Implementing Content Audit Before Migration
Content audit is inventorying and analyzing all materials on current site before transferring to new platform. Allows understanding what to transfer, what to update, and what to delete.
Audit Tasks
- Compile complete URL list on site
- Identify outdated and duplicate content
- Determine SEO metrics for each page
- Find broken links and missing metadata
- Prioritize content for transfer
Site Crawling for Inventory
Screaming Frog — standard audit tool:
Configuration:
- Configuration → Spider → Crawl all subdomains
- Enable: JS rendering (for SPA)
- Export: All tabs → Save as CSV
Result: CSV with fields — URL, Title, Meta Description, H1, Status Code, Indexability, Word Count, Inlinks, Outlinks.
Python crawler for automation:
import scrapy
from scrapy.crawler import CrawlerProcess
class ContentAuditSpider(scrapy.Spider):
name = 'content_audit'
start_urls = ['https://company.com']
custom_settings = {
'DEPTH_LIMIT': 10,
'DOWNLOAD_DELAY': 0.5,
'FEEDS': {'audit_results.csv': {'format': 'csv'}}
}
def parse(self, response):
yield {
'url': response.url,
'status': response.status,
'title': response.css('title::text').get(''),
'h1': response.css('h1::text').get(''),
'meta_description': response.css('meta[name="description"]::attr(content)').get(''),
'canonical': response.css('link[rel="canonical"]::attr(href)').get(''),
'robots': response.css('meta[name="robots"]::attr(content)').get('all'),
'word_count': len(' '.join(response.css('main *::text').getall()).split()),
'internal_links': len(response.css('a[href^="/"]')),
'images_without_alt': len(response.css('img:not([alt])')),
'last_modified': response.headers.get('Last-Modified', b'').decode()
}
for link in response.css('a::attr(href)').getall():
yield response.follow(link, self.parse)
Analyzing SEO Data
Export from Google Search Console:
- Performance → Pages: clicks, impressions, CTR, position
- Coverage: indexed / not indexed pages
- URL Inspection: status of specific URLs
Matching crawl data in Python:
import pandas as pd
crawl_data = pd.read_csv('audit_results.csv')
gsc_data = pd.read_csv('gsc_pages.csv') # export from GSC
merged = crawl_data.merge(gsc_data, on='url', how='left')
merged['has_seo_value'] = merged['clicks'] > 0 # pages with traffic
Content Classification
Each page gets a label:
| Decision | Criteria |
|---|---|
| Transfer | Clicks > 0, unique content, relevant |
| Update during transfer | Content outdated but has SEO value |
| Consolidate | Duplicate pages on same topic |
| Delete + redirect | No traffic, duplicate, thin content |
| Don't transfer | Test pages, archive, service URLs |
def classify_page(row):
if row.get('noindex') or row['status'] != 200:
return 'skip'
if row.get('clicks', 0) > 100 or row.get('inlinks', 0) > 5:
return 'migrate_priority_high'
if row.get('word_count', 0) < 100:
return 'review_thin_content'
if row.get('clicks', 0) > 0:
return 'migrate'
return 'archive'
Media File Analysis
# List all media files on server
find /var/www/uploads -type f | awk -F. '{print $NF}' | sort | uniq -c
# Files without links from content (potential garbage)

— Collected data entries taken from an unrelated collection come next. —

# wq2012/SpectralCluster

Hardware: AMD Instinct MI355X
Metric: predict() calls/sec, n=8192 d=256 ICASSP2018 (GraphCut, eigengap k in [2,20], cosine k-means) (higher is better)
Workload: dtype f64; 1 GPU; icassp2018_graphcut_n8192_d256_k8_max20; n_samples=8192, n_features=256, parallelism=replicas x1, collectives=none

## Files before the change

spectralcluster_amd/csrc/eig.hip:

```cpp
#include <algorithm>
#include <cstring>
#include <mutex>

#include "sc_internal.h"

namespace sc {

typedef double v4f64 __attribute__((ext_vector_type(4)));
constexpr int B = kEigBlock;
constexpr int RB = 256 / B;
static_assert(B == 8 || B == 16, "block width must divide the 16-wide MFMA tile");

__device__ __forceinline__ uint64_t splitmix64(uint64_t x) {
  x += 0x9E3779B97F4A7C15ull;
  x = (x ^ (x >> 30)) * 0xBF58476D1CE4E5B9ull;
  x = (x ^ (x >> 27)) * 0x94D049BB133111EBull;
  return x ^ (x >> 31);
}
__device__ __forceinline__ double hash_uniform(uint64_t seed, uint64_t idx) {
  const uint64_t h = splitmix64(seed ^ splitmix64(idx));
  return (double)(h >> 11) * (2.0 / 9007199254740992.0) - 1.0;
}

__global__ void k_random_block(double* W, int n, uint64_t seed) {
  const int e = blockIdx.x * blockDim.x + threadIdx.x;
  if (e < n * B) W[e] = hash_uniform(seed, (uint64_t)e);
}

__global__ void k_refill_deficient(double* W, int n, const int* flags,
                                   uint64_t seed) {
  const int e = blockIdx.x * blockDim.x + threadIdx.x;
  if (e >= n * B) return;
  if ((flags[0] >> (e & (B - 1))) & 1) W[e] = hash_uniform(seed, (uint64_t)e);
}

constexpr int kMvWaves = 8;
__device__ __forceinline__ void block_matvec_body(
    const double* __restrict__ S, int ld, int n, const double* __restrict__ cvec,
    const double* __restrict__ pvec, const double* __restrict__ V, int ldv,
    const double* __restrict__ Vs, double* __restrict__ W) {
  __shared__ double red[kMvWaves][64][4];
  const int lane = threadIdx.x & 63;
  const int wave = threadIdx.x >> 6;
  const int li = lane & 15, lg = lane >> 4;
  const int r0 = blockIdx.x * 16;
  int ri = r0 + li;
  ri = ri < n ? ri : n - 1;
  const double* srow = S + (size_t)ri * ld + 2 * lg;
  v4f64 acc0 = {0.0, 0.0, 0.0, 0.0}, acc1 = {0.0, 0.0, 0.0, 0.0};
  const int nchunks = (n + 31) / 32;
  double2 cur[4], nxt[4];
  auto load = [&](double2* dst, int ch) {
    const int kb = ch * 32 + 2 * lg;
#pragma unroll
    for (int q = 0; q < 4; ++q) {
      if (kb + 8 * q + 1 < ld)
        dst[q] = *reinterpret_cast<const double2*>(srow + ch * 32 + 8 * q);
      else
        dst[q] = make_double2(0.0, 0.0);
    }
  };
  int ch = wave;
  if (ch < nchunks) load(cur, ch);
  for (; ch < nchunks; ch += kMvWaves) {
    if (ch + kMvWaves < nchunks) load(nxt, ch + kMvWaves);
    const int kb = ch * 32 + 2 * lg;
    double b[8];
#pragma unroll
    for (int t = 0; t < 8; ++t) {
      const int k = kb + 8 * (t >> 1) + (t & 1);
      b[t] = (k < n && li < B) ? Vs[(size_t)k * B + li] : 0.0;
    }
#pragma unroll
    for (int q = 0; q < 4; ++q) {
      const double a0 = (kb + 8 * q < n) ? cur[q].x : 0.0;
      const double a1 = (kb + 8 * q + 1 < n) ? cur[q].y : 0.0;
      acc0 = __builtin_amdgcn_mfma_f64_16x16x4f64(a0, b[2 * q], acc0, 0, 0, 0);
      acc1 = __builtin_amdgcn_mfma_f64_16x16x4f64(a1, b[2 * q + 1], acc1, 0, 0, 0);
    }
#pragma unroll
    for (int q = 0; q < 4; ++q) cur[q] = nxt[q];
  }
#pragma unroll
  for (int r = 0; r < 4; ++r) red[wave][lane][r] = acc0[r] + acc1[r];
  __syncthreads();
  if (wave == 0) {
#pragma unroll
    for (int r = 0; r < 4; ++r) {
      double sum = 0.0;
#pragma unroll
      for (int w = 0; w < kMvWaves; ++w) sum += red[w][lane][r];
      const int row = r0 + lg + 4 * r;
      if (row < n && li < B)
        W[(size_t)row * B + li] =
            __builtin_fma(cvec ? cvec[row] : 1.0, sum,
                          pvec ? pvec[row] * V[(size_t)row * ldv + li] : 0.0);
    }
  }
}
__global__ __launch_bounds__(64 * kMvWaves) void k_block_matvec(
    const double* __restrict__ S, int ld, int n, const double* __restrict__ cvec,
    const double* __restrict__ pvec, const double* __restrict__ V, int ldv,
    const double* __restrict__ Vs, double* __restrict__ W) {
  block_matvec_body(S, ld, n, cvec, pvec, V, ldv, Vs, W);
}
__global__ __launch_bounds__(64 * kMvWaves) void k_block_matvec_g(const GroupOf<MatvecItem> g) {
  const MatvecItem& a = g.s[blockIdx.y];
  if ((int)blockIdx.x * 16 >= a.n) return;
  block_matvec_body(a.S, a.ld, a.n, a.cvec, a.pvec, a.V, a.ldv, a.Vs, a.W);
}

constexpr int kSymTile = 128;
constexpr int kSymPitch = 34;
__device__ __forceinline__ int sym_item_id(int I, int J, int nt) {
  return I * nt - I * (I - 1) / 2 + (J - I);
}
__device__ __forceinline__ void block_matvec_sym_body(
    const double* __restrict__ S, int ld, int n, const double* __restrict__ Vs,
    double* __restrict__ pdirect, double* __restrict__ pmirror, int nt) {
  __shared__ __attribute__((aligned(16))) double smem[4 * 32 * kSymPitch];
  int I = 0, rem = blockIdx.x, rowlen = nt;
  while (rem >= rowlen) {
    rem -= rowlen;
    --rowlen;
    ++I;
  }
  const int J = I + rem;
  const bool diag = I == J;
  const int lane = threadIdx.x & 63, wave = threadIdx.x >> 6;
  const int li = lane & 15, lg = lane >> 4;
  const int r0 = I * kSymTile + 32 * wave;
  const int c0 = J * kSymTile;
  double* patch = smem + wave * (32 * kSymPitch);
  double bm[8];
#pragma unroll
  for (int t = 0; t < 8; ++t) {
    const int row = r0 + 4 * t + lg;
    bm[t] = (row < n && li < B) ? Vs[(size_t)row * B + li] : 0.0;
  }
  v4f64 accd[2] = {{0.0, 0.0, 0.0, 0.0}, {0.0, 0.0, 0.0, 0.0}};
  v4f64 accm[4][2];
#pragma unroll
  for (int cs = 0; cs < 4; ++cs)
#pragma unroll
    for (int ct = 0; ct < 2; ++ct) accm[cs][ct] = (v4f64){0.0, 0.0, 0.0, 0.0};
  double2 a[1][2][4];
  auto load = [&](int buf, int cs) {
#pragma unroll
    for (int rt = 0; rt < 2; ++rt) {
      int row = r0 + 16 * rt + li;
      row = row < n ? row : n - 1;
      const double* src = S + (size_t)row * ld + c0 + 32 * cs + 2 * lg;
#pragma unroll
      for (int q = 0; q < 4; ++q) {
        if (c0 + 32 * cs + 8 * q + 2 * lg + 1 < ld)
          a[buf][rt][q] = *reinterpret_cast<const double2*>(src + 8 * q);
        else
          a[buf][rt][q] = make_double2(0.0, 0.0);
      }
    }
  };
#pragma unroll
  for (int cs = 0; cs < 4; ++cs) {
    constexpr int cur = 0;
    load(cur, cs);
    const int kb = c0 + 32 * cs + 2 * lg;
#pragma unroll
    for (int rt = 0; rt < 2; ++rt) {
      const bool rok = r0 + 16 * rt + li < n;
#pragma unroll
      for (int q = 0; q < 4; ++q) {
        if (!rok || kb + 8 * q >= n) a[cur][rt][q].x = 0.0;
        if (!rok || kb + 8 * q + 1 >= n) a[cur][rt][q].y = 0.0;
      }
    }
    double b[8];
#pragma unroll
    for (int t = 0; t < 8; ++t) {
      const int k = kb + 8 * (t >> 1) + (t & 1);
      b[t] = (k < n && li < B) ? Vs[(size_t)k * B + li] : 0.0;
    }
#pragma unroll
    for (int rt = 0; rt < 2; ++rt)
#pragma unroll
      for (int q = 0; q < 4; ++q) {
        accd[rt] = __builtin_amdgcn_mfma_f64_16x16x4f64(a[cur][rt][q].x, b[2 * q], accd[rt], 0, 0, 0);
        accd[rt] = __builtin_amdgcn_mfma_f64_16x16x4f64(a[cur][rt][q].y, b[2 * q + 1], accd[rt], 0, 0, 0);
      }
    if (!diag) {
#pragma unroll
      for (int rt = 0; rt < 2; ++rt)
#pragma unroll
        for (int q = 0; q < 4; ++q)
          *reinterpret_cast<double2*>(patch + (16 * rt + li) * kSymPitch + 8 * q + 2 * lg) =
              a[cur][rt][q];
      __builtin_amdgcn_fence(__ATOMIC_RELEASE, "wavefront");
      __builtin_amdgcn_wave_barrier();
#pragma unroll
      for (int ct = 0; ct < 2; ++ct)
#pragma unroll
        for (int t = 0; t < 8; ++t) {
          const double at = patch[(4 * t + lg) * kSymPitch + 16 * ct + li];
          accm[cs][ct] = __builtin_amdgcn_mfma_f64_16x16x4f64(at, bm[t], accm[cs][ct], 0, 0, 0);
        }
      __builtin_amdgcn_fence(__ATOMIC_ACQUIRE, "wavefront");
      __builtin_amdgcn_wave_barrier();
    }
  }
  const size_t item = blockIdx.x;
  if (li < B) {
#pragma unroll
    for (int rt = 0; rt < 2; ++rt)
#pragma unroll
      for (int r = 0; r < 4; ++r)
        pdirect[(item * kSymTile + 32 * wave + 16 * rt + lg + 4 * r) * B + li] = accd[rt][r];
  }
  if (diag) return;
  __syncthreads();
  double* red = smem;
  if (li < B) {
#pragma unroll
    for (int cs = 0; cs < 4; ++cs)
#pragma unroll
      for (int ct = 0; ct < 2; ++ct)
#pragma unroll
        for (int r = 0; r < 4; ++r)
          red[(wave * kSymTile + 32 * cs + 16 * ct + lg + 4 * r) * B + li] = accm[cs][ct][r];
  }
  __syncthreads();
  for (int e = threadIdx.x; e < kSymTile * B; e += 256)
    pmirror[item * (kSymTile * B) + e] =
        ((red[e] + red[kSymTile * B + e]) + red[2 * kSymTile * B + e]) + red[3 * kSymTile * B + e];
}
__global__ __launch_bounds__(256) void k_block_matvec_sym(
    const double* __restrict__ S, int ld, int n, const double* __restrict__ Vs,
    double* __restrict__ pdirect, double* __restrict__ pmirror, int nt) {
  block_matvec_sym_body(S, ld, n, Vs, pdirect, pmirror, nt);
}
__global__ __launch_bounds__(256) void k_block_matvec_sym_g(const GroupOf<MatvecItem> g) {
  const MatvecItem& a = g.s[blockIdx.y];
  const int nt = (a.n + kSymTile - 1) / kSymTile;
  if ((int)blockIdx.x >= nt * (nt + 1) / 2) return;
  block_matvec_sym_body(a.S, a.ld, a.n, a.Vs, a.slabs, a.slabs + (size_t)(nt * (nt + 1) / 2) * kSymTile * B, nt);
}

__device__ __forceinline__ void matvec_sym_reduce_body(
    const double* __restrict__ pdirect, const double* __restrict__ pmirror, int nt, int n,
    const double* __restrict__ cvec, const double* __restrict__ pvec,
    const double* __restrict__ V, int ldv, double* __restrict__ W) {
  const int R = blockIdx.x / 4;
  const int e = (blockIdx.x & 3) * 256 + threadIdx.x;
  const int rl = e / B, v = e % B;
  const int row = R * kSymTile + rl;
  double acc = 0.0;
  const int total = nt;
  for (int s0 = 0; s0 < total; s0 += 8) {
    double x[8];
#pragma unroll
    for (int u = 0; u < 8; ++u) {
      const int sidx = s0 + u;
      x[u] = 0.0;
      if (sidx < nt - R) {
        x[u] = pdirect[(size_t)sym_item_id(R, R + sidx, nt) * (kSymTile * B) + e];
      } else if (sidx < total) {
        x[u] = pmirror[(size_t)sym_item_id(sidx - (nt - R), R, nt) * (kSymTile * B) + e];
      }
    }
#pragma unroll
    for (int u = 0; u < 8; ++u) acc += x[u];
  }
  if (row < n) W[(size_t)row * B + v] =
      __builtin_fma(cvec ? cvec[row] : 1.0, acc, pvec ? pvec[row] * V[(size_t)row * ldv + v] : 0.0);
}
__global__ __launch_bounds__(256) void k_matvec_sym_reduce(
    const double* __restrict__ pdirect, const double* __restrict__ pmirror, int nt, int n,
    const double* __restrict__ cvec, const double* __restrict__ pvec,
    const double* __restrict__ V, int ldv, double* __restrict__ W) {
  matvec_sym_reduce_body(pdirect, pmirror, nt, n, cvec, pvec, V, ldv, W);
}
__global__ __launch_bounds__(256) void k_matvec_sym_reduce_g(const GroupOf<MatvecItem> g) {
  const MatvecItem& a = g.s[blockIdx.y];
  const int nt = (a.n + kSymTile - 1) / kSymTile;
  if ((int)blockIdx.x >= nt * 4) return;
  matvec_sym_reduce_body(a.slabs, a.slabs + (size_t)(nt * (nt + 1) / 2) * kSymTile * B, nt, a.n,
                         a.cvec, a.pvec, a.V, a.ldv, a.W);
}

constexpr int kProjGroups = 256 / B;
constexpr int kProjAcc = (kLdq + kProjGroups - 1) / kProjGroups;
__global__ __launch_bounds__(256) void k_proj_partial(
    const double* __restrict__ Q, int ldq, int m, const double* __restrict__ W,
    int n, double* __restrict__ partial) {
  __shared__ double Ql[8][kLdq];
  __shared__ double Wl[8][B];
  const int tid = threadIdx.x;
  const int jj = tid % B, ig = tid / B;
  const int rows_per = (n + gridDim.x - 1) / gridDim.x;
  const int rbeg = blockIdx.x * rows_per;
  const int rend = min(n, rbeg + rows_per);
  double acc[kProjAcc];
#pragma unroll
  for (int q = 0; q < kProjAcc; ++q) acc[q] = 0.0;
  for (int r = rbeg; r < rend; r += 8) {
    __syncthreads();
    for (int e = tid; e < 8 * m; e += 256) {
      const int rr = e / m, i = e - rr * m;
      Ql[rr][i] = (r + rr < rend) ? Q[(size_t)(r + rr) * ldq + i] : 0.0;
    }
    if (tid < 8 * B) {
      const int rr = tid / B;
      Wl[rr][jj] = (r + rr < rend) ? W[(size_t)(r + rr) * B + jj] : 0.0;
    }
    __syncthreads();
#pragma unroll
    for (int rr = 0; rr < 8; ++rr) {
      const double w = Wl[rr][jj];
#pragma unroll
      for (int q = 0; q < kProjAcc; ++q)
        if (ig + kProjGroups * q < m)
          acc[q] = __builtin_fma(Ql[rr][ig + kProjGroups * q], w, acc[q]);
    }
  }
  double* out = partial + (size_t)blockIdx.x * (kLdq * B);
#pragma unroll
  for (int q = 0; q < kProjAcc; ++q)
    if (ig + kProjGroups * q < m) out[(ig + kProjGroups * q) * B + jj] = acc[q];
}

__global__ __launch_bounds__(256) void k_reduce_H(
    const double* __restrict__ partial, int nparts, int m, double* __restrict__ Hbuf,
    double* __restrict__ T, int ldt, int col0, int accumulate,
    double* __restrict__ hsq) {
  __shared__ double sq[32];
  const int tid = threadIdx.x;
  const int sub = tid & 7;
  const int e = blockIdx.x * 32 + (tid >> 3);
  double h = 0.0;
  if (e < m * B)
    for (int g = sub; g < nparts; g += 8) h += partial[(size_t)g * (kLdq * B) + e];
  h += __shfl_xor(h, 1);
  h += __shfl_xor(h, 2);
  h += __shfl_xor(h, 4);
  if (sub == 0) {
    if (e < m * B) {
      Hbuf[e] = h;
      if (T != nullptr) {
        const int i = e / B, j = col0 + (e % B);
        if (i <= j) {
          const double v = accumulate ? T[(size_t)i * ldt + j] + h : h;
          T[(size_t)i * ldt + j] = v;
          T[(size_t)j * ldt + i] = v;
        }
      }
    } else {
      h = 0.0;
    }
    sq[tid >> 3] = h * h;
  }
  __syncthreads();
  if (tid < B) {
    double s = 0.0;
    for (int q = tid; q < 32; q += B) s += sq[q];
    atomicAdd(&hsq[tid], s);
  }
}

__global__ __launch_bounds__(256) void k_update_block(
    const double* __restrict__ Q, int ldq, int m, const double* __restrict__ Hbuf,
    double* __restrict__ W, int n) {
  __shared__ double Hl[kLdq * B];
  __shared__ double Ql[RB][kLdq + 1];
  const int tid = threadIdx.x;
  const int jj = tid % B, rr = tid / B;
  const int r0 = blockIdx.x * RB;
  for (int e = tid; e < m * B; e += 256) Hl[e] = Hbuf[e];
  for (int e = tid; e < RB * m; e += 256) {
    const int a = e / m, i = e - a * m;
    Ql[a][i] = (r0 + a < n) ? Q[(size_t)(r0 + a) * ldq + i] : 0.0;
  }
  __syncthreads();
  const int r = r0 + rr;
  if (r < n) {
    double acc = W[(size_t)r * B + jj];
    for (int i = 0; i < m; ++i) acc = __builtin_fma(-Ql[rr][i], Hl[i * B + jj], acc);
    W[(size_t)r * B + jj] = acc;
  }
}
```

# Step 1: extract all img src from DB
mysql -e "SELECT DISTINCT image_url FROM posts WHERE image_url IS NOT NULL" > used_files.txt
# Step 2: compare with files on disk
comm -23 <(ls /uploads/ | sort) <(sort used_files.txt)
SEO Metadata Inventory
# Find pages without meta description
missing_meta = merged[merged['meta_description'].isna() | (merged['meta_description'] == '')]
print(f"Without meta description: {len(missing_meta)} pages")
# Find duplicate Titles
duplicate_titles = merged[merged.duplicated(subset='title', keep=False)]
print(f"Duplicate Titles: {len(duplicate_titles)} pages")
# Export tasks for copywriters
missing_meta[['url', 'title', 'h1']].to_csv('tasks_add_meta.csv', index=False)
Final Audit Report
Report structure:
- Summary statistics (total URLs, statuses, distribution by type)
- SEO health (% pages with meta description, H1, canonical)
- Technical issues (broken links, error pages)
- Page list by decision (table with URL and action)
- Recommendations for transfer priorities
Execution Time
Audit of site up to 1000 pages with classification and report — 3–5 working days.